Records to process —

# jchristopherson/nonlin

Hardware: AMD Instinct MI355X
Metric: LM iterations/sec on m=4096,n=256 fp64; FD-Jacobian GB/s vs HBM peak (higher is better)
Workload: dtype f64

## Files before the change

include/nonlin_hip.h:

```cpp
#ifndef NONLIN_HIP_H
#define NONLIN_HIP_H

#include <stdint.h>

#ifdef __cplusplus
extern "C" {
#endif

#define NLH_NO_ERROR                     0
#define NLH_INVALID_INPUT_ERROR        201
#define NLH_ARRAY_SIZE_ERROR           202
#define NLH_OUT_OF_MEMORY_ERROR        105
#define NLH_INVALID_OPERATION_ERROR    104
#define NLH_CONVERGENCE_ERROR          106
#define NLH_DIVERGENT_BEHAVIOR_ERROR   206
#define NLH_SPURIOUS_CONVERGENCE_ERROR 207
#define NLH_TOLERANCE_TOO_SMALL_ERROR  208
#define NLH_DIVIDE_BY_ZERO_ERROR       210
#define NLH_UNDEFINED_FUNCTION_ERROR   211
#define NLH_UNDERDEFINED_PROBLEM_ERROR 212
#define NLH_ERR_NO_DEVICE             -1
#define NLH_ERR_HIP                   -2
#define NLH_ERR_BAD_HANDLE            -3

// ... 205 lines not shown
                    double *dA, double *db, double *dxtrue, double *dx0);


int nlh_dq_residual(nlh_handle *h, int32_t nprob, int32_t m, int32_t n, const double *dA,
                    const double *db, double gamma, const double *dx, double *df);
int nlh_dq_fd_panel(nlh_handle *h, int32_t nprob, int32_t m, int32_t n, const double *dA,
                    const double *db, double gamma, const double *dx, double *dP);
int nlh_fd_jacobian_panel(nlh_handle *h, int32_t nprob, int32_t m, int32_t n,
                          const double *dP, const double *df0, const double *dx, double *dJ);
int nlh_dq_jacobian(nlh_handle *h, int32_t nprob, int32_t m, int32_t n, const double *dA,
                    double gamma, const double *dx, double *dJ);
int nlh_gram(nlh_handle *h, int32_t nprob, int32_t m, int32_t n, const double *dJ,
             const double *df, double *dG, double *dg);
int nlh_chol_factor(nlh_handle *h, int32_t nprob, int32_t n, double *dG, const double *dg,
                    int32_t *dipvt, double *dacnorm, double *dqtf, int32_t *dinfo);
int nlh_qr_factor(nlh_handle *h, int32_t nprob, int32_t m, int32_t n, double *dJ,
                  const double *df, int32_t *dipvt, double *drdiag, double *dacnorm,
                  double *dqtf, double *dwa4);
int nlh_lmfactor_exact(nlh_handle *h, int32_t nprob, int32_t m, int32_t n, const double *dJ,
                       const double *df, double *dR, int32_t *dipvt, double *drdiag, double *dacnorm,
                       double *dqtf, double *dwa4);
enum { NLH_QRX_SWEEP_COLUMN = 0,
       NLH_QRX_SWEEP_LANE = 1 };
enum { NLH_QRX_INIT_SPLIT = 0,
       NLH_QRX_INIT_FUSED = 1 };
enum { NLH_QRX_PIVOT_FEW32 = 0,
       NLH_QRX_PIVOT_BATCH32 = 1,
       NLH_QRX_PIVOT_FEW64 = 2,
       NLH_QRX_PIVOT_BATCH64 = 3,
       NLH_QRX_PIVOT_LONG = 4,
       NLH_QRX_PIVOT_LONG_SCALED = 5,
       NLH_QRX_PIVOT_LONG_SPLIT = 6 };
enum { NLH_QRX_PASS_COLUMN = 0,
       NLH_QRX_PASS_WIDE = 1,
       NLH_QRX_PASS_WIDE_HALF = 2,
       NLH_QRX_PASS_FOUR_WAVE = 3,
       NLH_QRX_PASS_WAVE = 4,
       NLH_QRX_PASS_WAVE_SHARED = 5 };
typedef struct nlh_qrx_plan_head {
    int32_t sweep, init;
    int32_t use_list, ny;
    int32_t nact;
} nlh_qrx_plan_head;
typedef struct nlh_qrx_plan_step {
    int32_t j, cur, np;
    int32_t lo;
    int32_t flush, pf;
    int32_t pivot, pass;
    int32_t gwin;
    int32_t lds, lds_max;
} nlh_qrx_plan_step;
int32_t nlh_qrx_plan(int32_t nprob, int32_t m, int32_t n, int32_t nact, int32_t have_stages,
                     nlh_qrx_plan_head *head, nlh_qrx_plan_step *steps, int32_t cap);
int nlh_lmpar(nlh_handle *h, int32_t nprob, int32_t n, double *dR, int32_t ldr,
              const int32_t *dipvt, const double *ddiag, const double *dqtf,
              const double *ddelta, const double *dtailsq, double *dpar,
              double *dxstep, double *dsdiag);
int nlh_lu_factor(nlh_handle *h, int32_t nprob, int32_t n, double *dA, int32_t *dipvt,
                  int32_t *dinfo);
int nlh_lu_solve(nlh_handle *h, int32_t nprob, int32_t n, const double *dLU,
                 const int32_t *dipvt, double *db);
int nlh_qr_factor_full(nlh_handle *h, int32_t nprob, int32_t n, const double *dB, double *dQ,
                       double *dRt);
int nlh_qr_rank1_update(nlh_handle *h, int32_t nprob, int32_t n, double *dQ, double *dRt,
                        const double *du, const double *dv);
int nlh_solve_upper(nlh_handle *h, int32_t nprob, int32_t n, const double *dRt, double *dx);
int nlh_chol_rank1(nlh_handle *h, int32_t n, int32_t downdate, double *dRt, double *du, int32_t *hinfo);

int nlh_poly_fit(nlh_handle *h, int32_t npts, int32_t order, int32_t thru_zero, const double *x,
                 const double *y, double *coef);
int nlh_poly_fit_batch(nlh_handle *h, int32_t nprob, int32_t npts, int32_t order, int32_t thru_zero,
                       const double *dx, const double *dy, double *dcoef);

int nlh_poly_roots(nlh_handle *h, int32_t order, const double *coef, double *z, int32_t *info);
int nlh_poly_roots_batch(nlh_handle *h, int32_t nprob, int32_t order, const double *dcoef, double *dz,
                         int32_t *dinfo);
int nlh_poly_eval_batch(nlh_handle *h, int32_t nprob, int32_t order, int32_t npts, const double *dcoef,
                        const double *dx, double *dy);
int nlh_poly_eval_complex_batch(nlh_handle *h, int32_t nprob, int32_t order, int32_t npts, const double *dcoef,
                                const double *dz, double *dy);

int nlh_covar(nlh_handle *h, int32_t nprob, int32_t n, const double *dR, const int32_t *dipvt, double tol,
              double *dcov, int32_t *drank);
int64_t nlh_covar_lds_bytes(int32_t n);
int nlh_lm_covariance_batch_device(nlh_handle *h, int32_t nprob, int32_t m, int32_t n, nlh_device_vecfcn fcn,
                                   nlh_device_jacfcn jacfcn, void *ctx, const double *dx, int32_t scaled, double tol,
                                   double *dcov, double *dsigma, int32_t *drank, double *dchi2);
int nlh_lm_covariance_batch_device_h(nlh_handle *h, int32_t nprob, int32_t m, int32_t n, nlh_device_vecfcn fcn,
                                     nlh_device_jacfcn jacfcn, void *ctx, const double *x, int32_t scaled, double tol,
                                     double *cov, double *sigma, int32_t *rank, double *chi2);
int nlh_lm_covariance(nlh_handle *h, int32_t m, int32_t n, nlh_vecfcn fcn, nlh_jacfcn jacfcn, void *ctx, double *x,
                      int32_t scaled, double tol, double *cov, double *sigma, int32_t *rank, double *chi2);
int nlh_dq_model_lm_covariance(nlh_handle *h, const nlh_dq_model *model, const double *x, int32_t scaled, double tol,
                               double *cov, double *sigma, int32_t *rank, double *chi2);

#define NLH_CURVE_GAUSS     0
#define NLH_CURVE_LORENTZ   1
#define NLH_CURVE_EXPDECAY  2
#define NLH_CURVE_MAX_BASE  8
#define NLH_CURVE_MAX_N  8192
typedef struct nlh_curve_ctx {
    int32_t kind, ncomp, nbase;
    int32_t shared_t;
    int32_t m;
    const double *dt;
    const double *dy;
// ... 144 lines not shown
```

nonlin_amd/_lib.py:

```python
import ctypes as C
import os

_HERE = os.path.dirname(os.path.abspath(__file__))
LIB_PATH = os.path.join(_HERE, "libnonlin_hip.so")

c_double_p = C.POINTER(C.c_double)
c_int32_p = C.POINTER(C.c_int32)

VECFCN = C.CFUNCTYPE(None, C.c_void_p, C.c_int32, c_double_p, C.c_int32, c_double_p)
JACFCN = C.CFUNCTYPE(None, C.c_void_p, C.c_int32, c_double_p, C.c_int32, c_double_p)
FCNNVAR = C.CFUNCTYPE(C.c_double, C.c_void_p, C.c_int32, c_double_p)
GRADFCN = C.CFUNCTYPE(None, C.c_void_p, C.c_int32, c_double_p, c_double_p)
DEVFCN = C.CFUNCTYPE(C.c_int, C.c_void_p, C.c_void_p, C.c_int32, C.c_void_p, C.c_int32, C.c_void_p, C.c_int32, C.c_void_p)


class IterationBehavior(C.Structure):
    _fields_ = [(k, C.c_int32) for k in (
        "iter_count", "fcn_count", "jacobian_count", "gradient_count",
        "converge_on_fcn", "converge_on_chng", "converge_on_zero_diff")]

    def as_dict(self):
        return {k: int(getattr(self, k)) for k, _ in self._fields_}


# ... 32 lines not shown
SYMBOLS = {
    "nlh_default_options": (None, [C.POINTER(Options)]),
    "nlh_format_status": (C.c_int, [C.c_int32, C.c_int32, C.c_int32, C.c_double, C.c_double, C.c_char_p, C.c_int32]),
    "nlh_create": (C.c_int, [C.POINTER(_H), C.c_int32, C.c_void_p]),
    "nlh_destroy": (None, [_H]),
    "nlh_device_count": (C.c_int, []),
    "nlh_last_error": (C.c_char_p, [_H]),
    "nlh_version": (C.c_char_p, []),
    "nlh_fd_jacobian": (C.c_int, [_H, C.c_int32, C.c_int32, VECFCN, JACFCN, C.c_void_p, c_double_p, c_double_p, c_double_p]),
    "nlh_lm_solve": (C.c_int, [_H, C.POINTER(Options), C.c_int32, C.c_int32, VECFCN, JACFCN, C.c_void_p,
                               c_double_p, c_double_p, C.POINTER(IterationBehavior)]),
    "nlh_newton_solve": (C.c_int, [_H, C.POINTER(Options), C.c_int32, VECFCN, JACFCN, C.c_void_p,
                                   c_double_p, c_double_p, C.POINTER(IterationBehavior)]),
    "nlh_quasi_newton_solve": (C.c_int, [_H, C.POINTER(Options), C.c_int32, C.c_int32, VECFCN, JACFCN, C.c_void_p,
                                         c_double_p, c_double_p, C.POINTER(IterationBehavior)]),
    "nlh_cls_solve": (C.c_int, [_H, C.POINTER(Options), C.c_double, C.c_double, c_double_p, c_double_p, C.c_int32, C.c_int32,
                                VECFCN, JACFCN, C.c_void_p, c_double_p, c_double_p, C.POINTER(IterationBehavior)]),
    "nlh_fd_gradient": (C.c_int, [C.c_int32, FCNNVAR, GRADFCN, C.c_void_p, c_double_p, c_double_p, c_double_p]),
    "nlh_bfgs_solve": (C.c_int, [_H, C.POINTER(Options), C.c_int32, FCNNVAR, GRADFCN, C.c_void_p, c_double_p, c_double_p,
                                 C.POINTER(IterationBehavior)]),
    "nlh_dq_lm_solve_batch": (C.c_int, [_H, C.POINTER(Options), C.c_int32, C.c_int32, C.c_int32, C.c_void_p,
                                        C.c_void_p, C.c_double, C.c_void_p, C.c_void_p,
                                        C.POINTER(IterationBehavior), c_int32_p]),
    "nlh_dq_newton_solve_batch": (C.c_int, [_H, C.POINTER(Options), C.c_int32, C.c_int32, C.c_void_p, C.c_void_p,
                                            C.c_double, C.c_int32, C.c_void_p, C.c_void_p,
                                            C.POINTER(IterationBehavior), c_int32_p]),
    "nlh_dq_quasi_newton_solve_batch": (C.c_int, [_H, C.POINTER(Options), C.c_int32, C.c_int32, C.c_int32, C.c_void_p,
                                                  C.c_void_p, C.c_double, C.c_int32, C.c_void_p, C.c_void_p,
                                                  C.POINTER(IterationBehavior), c_int32_p]),
    "nlh_dq_cls_solve_batch": (C.c_int, [_H, C.POINTER(Options), C.c_double, C.c_double, c_double_p, c_double_p, C.c_int32,
                                         C.c_int32, C.c_int32, C.c_void_p, C.c_void_p, C.c_double, C.c_void_p, C.c_void_p,
                                         C.POINTER(IterationBehavior), c_int32_p]),
    "nlh_dq_bfgs_solve_batch": (C.c_int, [_H, C.POINTER(Options), C.c_int32, C.c_int32, C.c_int32, C.c_void_p, C.c_void_p,
                                          C.c_double, C.c_void_p, c_double_p, C.POINTER(IterationBehavior), c_int32_p]),
    "nlh_dq_generate": (C.c_int, [_H, C.c_int32, C.c_int32, C.c_int32, C.c_uint64, C.c_uint64, C.c_double, C.c_double,
                                  C.c_double, C.c_int32, C.c_void_p, C.c_void_p, C.c_void_p, C.c_void_p]),
    "nlh_dq_residual": (C.c_int, [_H, C.c_int32, C.c_int32, C.c_int32, C.c_void_p, C.c_void_p, C.c_double,
                                  C.c_void_p, C.c_void_p]),
    "nlh_dq_fd_panel": (C.c_int, [_H, C.c_int32, C.c_int32, C.c_int32, C.c_void_p, C.c_void_p, C.c_double,
                                  C.c_void_p, C.c_void_p]),
    "nlh_fd_jacobian_panel": (C.c_int, [_H, C.c_int32, C.c_int32, C.c_int32, C.c_void_p, C.c_void_p,
                                        C.c_void_p, C.c_void_p]),
    "nlh_dq_jacobian": (C.c_int, [_H, C.c_int32, C.c_int32, C.c_int32, C.c_void_p, C.c_double, C.c_void_p,
                                  C.c_void_p]),
    "nlh_gram": (C.c_int, [_H, C.c_int32, C.c_int32, C.c_int32, C.c_void_p, C.c_void_p, C.c_void_p, C.c_void_p]),
    "nlh_chol_factor": (C.c_int, [_H, C.c_int32, C.c_int32, C.c_void_p, C.c_void_p, C.c_void_p, C.c_void_p,
                                  C.c_void_p, C.c_void_p]),
    "nlh_qr_factor": (C.c_int, [_H, C.c_int32, C.c_int32, C.c_int32, C.c_void_p, C.c_void_p, C.c_void_p,
                                C.c_void_p, C.c_void_p, C.c_void_p, C.c_void_p]),
    "nlh_lmfactor_exact": (C.c_int, [_H, C.c_int32, C.c_int32, C.c_int32, C.c_void_p, C.c_void_p, C.c_void_p,
                                     C.c_void_p, C.c_void_p, C.c_void_p, C.c_void_p, C.c_void_p]),
    "nlh_qrx_plan": (C.c_int32, [C.c_int32, C.c_int32, C.c_int32, C.c_int32, C.c_int32, C.POINTER(QrxPlanHead),
                                 C.POINTER(QrxPlanStep), C.c_int32]),
    "nlh_lmpar": (C.c_int, [_H, C.c_int32, C.c_int32, C.c_void_p, C.c_int32, C.c_void_p, C.c_void_p, C.c_void_p,
                            C.c_void_p, C.c_void_p, C.c_void_p, C.c_void_p, C.c_void_p]),
    "nlh_lu_factor": (C.c_int, [_H, C.c_int32, C.c_int32, C.c_void_p, C.c_void_p, C.c_void_p]),
    "nlh_lu_solve": (C.c_int, [_H, C.c_int32, C.c_int32, C.c_void_p, C.c_void_p, C.c_void_p]),
    "nlh_qr_factor_full": (C.c_int, [_H, C.c_int32, C.c_int32, C.c_void_p, C.c_void_p, C.c_void_p]),
    "nlh_qr_rank1_update": (C.c_int, [_H, C.c_int32, C.c_int32, C.c_void_p, C.c_void_p, C.c_void_p, C.c_void_p]),
    "nlh_solve_upper": (C.c_int, [_H, C.c_int32, C.c_int32, C.c_void_p, C.c_void_p]),
    "nlh_chol_rank1": (C.c_int, [_H, C.c_int32, C.c_int32, C.c_void_p, C.c_void_p, c_int32_p]),
    "nlh_poly_fit": (C.c_int, [_H, C.c_int32, C.c_int32, C.c_int32, c_double_p, c_double_p, c_double_p]),
    "nlh_poly_fit_batch": (C.c_int, [_H, C.c_int32, C.c_int32, C.c_int32, C.c_int32, C.c_void_p, C.c_void_p, C.c_void_p]),
    "nlh_poly_roots": (C.c_int, [_H, C.c_int32, c_double_p, c_double_p, C.POINTER(C.c_int32)]),
    "nlh_poly_roots_batch": (C.c_int, [_H, C.c_int32, C.c_int32, C.c_void_p, C.c_void_p, C.c_void_p]),
    "nlh_poly_eval_batch": (C.c_int, [_H, C.c_int32, C.c_int32, C.c_int32, C.c_void_p, C.c_void_p, C.c_void_p]),
    "nlh_poly_eval_complex_batch": (C.c_int, [_H, C.c_int32, C.c_int32, C.c_int32, C.c_void_p, C.c_void_p, C.c_void_p]),
    "nlh_dq_model_create": (C.c_int, [_H, C.c_int32, C.c_int32, C.c_int32, c_double_p, c_double_p, C.c_double, C.POINTER(C.c_void_p)]),
    "nlh_device_set_create": (C.c_int, [C.POINTER(C.c_void_p), c_int32_p, C.c_int32]),
    "nlh_device_set_destroy": (None, [C.c_void_p]),
    "nlh_device_set_size": (C.c_int32, [C.c_void_p]),
    "nlh_device_set_handle": (C.c_void_p, [C.c_void_p, C.c_int32]),
    "nlh_device_set_last_error": (C.c_char_p, [C.c_void_p]),
    "nlh_dq_model_create_on": (C.c_int, [C.c_void_p, C.c_int32, C.c_int32, C.c_int32, c_double_p, c_double_p, C.c_double,
                                         C.POINTER(C.c_void_p)]),
    "nlh_dq_model_device_count": (C.c_int32, [C.c_void_p]),
    "nlh_dq_model_destroy": (None, [C.c_void_p]),
    "nlh_dq_model_shape": (None, [C.c_void_p, c_int32_p, c_int32_p, c_int32_p]),
    "nlh_dq_model_eval": (C.c_int, [_H, C.c_void_p, c_double_p, c_double_p]),
    "nlh_dq_model_lm_solve": (C.c_int, [_H, C.POINTER(Options), C.c_void_p, c_double_p, c_double_p,
                                        C.POINTER(IterationBehavior), c_int32_p]),
    "nlh_dq_model_newton_solve": (C.c_int, [_H, C.POINTER(Options), C.c_void_p, C.c_int32, c_double_p, c_double_p,
                                            C.POINTER(IterationBehavior), c_int32_p]),
    "nlh_dq_model_quasi_newton_solve": (C.c_int, [_H, C.POINTER(Options), C.c_void_p, C.c_int32, C.c_int32, c_double_p, c_double_p,
                                                  C.POINTER(IterationBehavior), c_int32_p]),
    "nlh_dq_model_cls_solve": (C.c_int, [_H, C.POINTER(Options), C.c_void_p, C.c_double, C.c_double, c_double_p, c_double_p,
                                         c_double_p, c_double_p, C.POINTER(IterationBehavior), c_int32_p]),
    "nlh_dq_model_bfgs_solve": (C.c_int, [_H, C.POINTER(Options), C.c_void_p, c_double_p, c_double_p, c_double_p,
                                          C.POINTER(IterationBehavior), c_int32_p]),
    "nlh_fd_jacobian_device": (C.c_int, [_H, C.c_int32, C.c_int32, C.c_int32, DEVFCN, DEVFCN, C.c_void_p, C.c_void_p, C.c_void_p,
                                         C.c_void_p]),
    "nlh_lm_solve_batch_device": (C.c_int, [_H, C.POINTER(Options), C.c_int32, C.c_int32, C.c_int32, DEVFCN, DEVFCN, C.c_void_p,
                                            C.c_void_p, C.c_void_p, C.POINTER(IterationBehavior), c_int32_p]),
    "nlh_newton_solve_batch_device": (C.c_int, [_H, C.POINTER(Options), C.c_int32, C.c_int32, DEVFCN, DEVFCN, C.c_void_p,
                                                C.c_void_p, C.c_void_p, C.POINTER(IterationBehavior), c_int32_p]),
    "nlh_quasi_newton_solve_batch_device": (C.c_int, [_H, C.POINTER(Options), C.c_int32, C.c_int32, C.c_int32, DEVFCN, DEVFCN,
                                                      C.c_void_p, C.c_void_p, C.c_void_p, C.POINTER(IterationBehavior), c_int32_p]),
    "nlh_cls_solve_batch_device": (C.c_int, [_H, C.POINTER(Options), C.c_double, C.c_double, c_double_p, c_double_p, C.c_int32, C.c_int32,
                                             C.c_int32, DEVFCN, DEVFCN, C.c_void_p, C.c_void_p, C.c_void_p,
                                             C.POINTER(IterationBehavior), c_int32_p]),
    "nlh_cls_solve_batch_device_h": (C.c_int, [_H, C.POINTER(Options), C.c_double, C.c_double, c_double_p, c_double_p, C.c_int32, C.c_int32,
                                               C.c_int32, DEVFCN, DEVFCN, C.c_void_p, c_double_p, c_double_p,
                                               C.POINTER(IterationBehavior), c_int32_p]),
    "nlh_bfgs_solve_batch_device": (C.c_int, [_H, C.POINTER(Options), C.c_int32, C.c_int32, DEVFCN, DEVFCN, C.c_void_p, C.c_void_p, c_double_p,
                                              C.POINTER(IterationBehavior), c_int32_p]),
    "nlh_bfgs_solve_batch_device_h": (C.c_int, [_H, C.POINTER(Options), C.c_int32, C.c_int32, DEVFCN, DEVFCN, C.c_void_p, c_double_p, c_double_p,
# ... 330 lines not shown
```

What the task asks —
Say only how many lines above contain "include", with no other words.

The answer —
2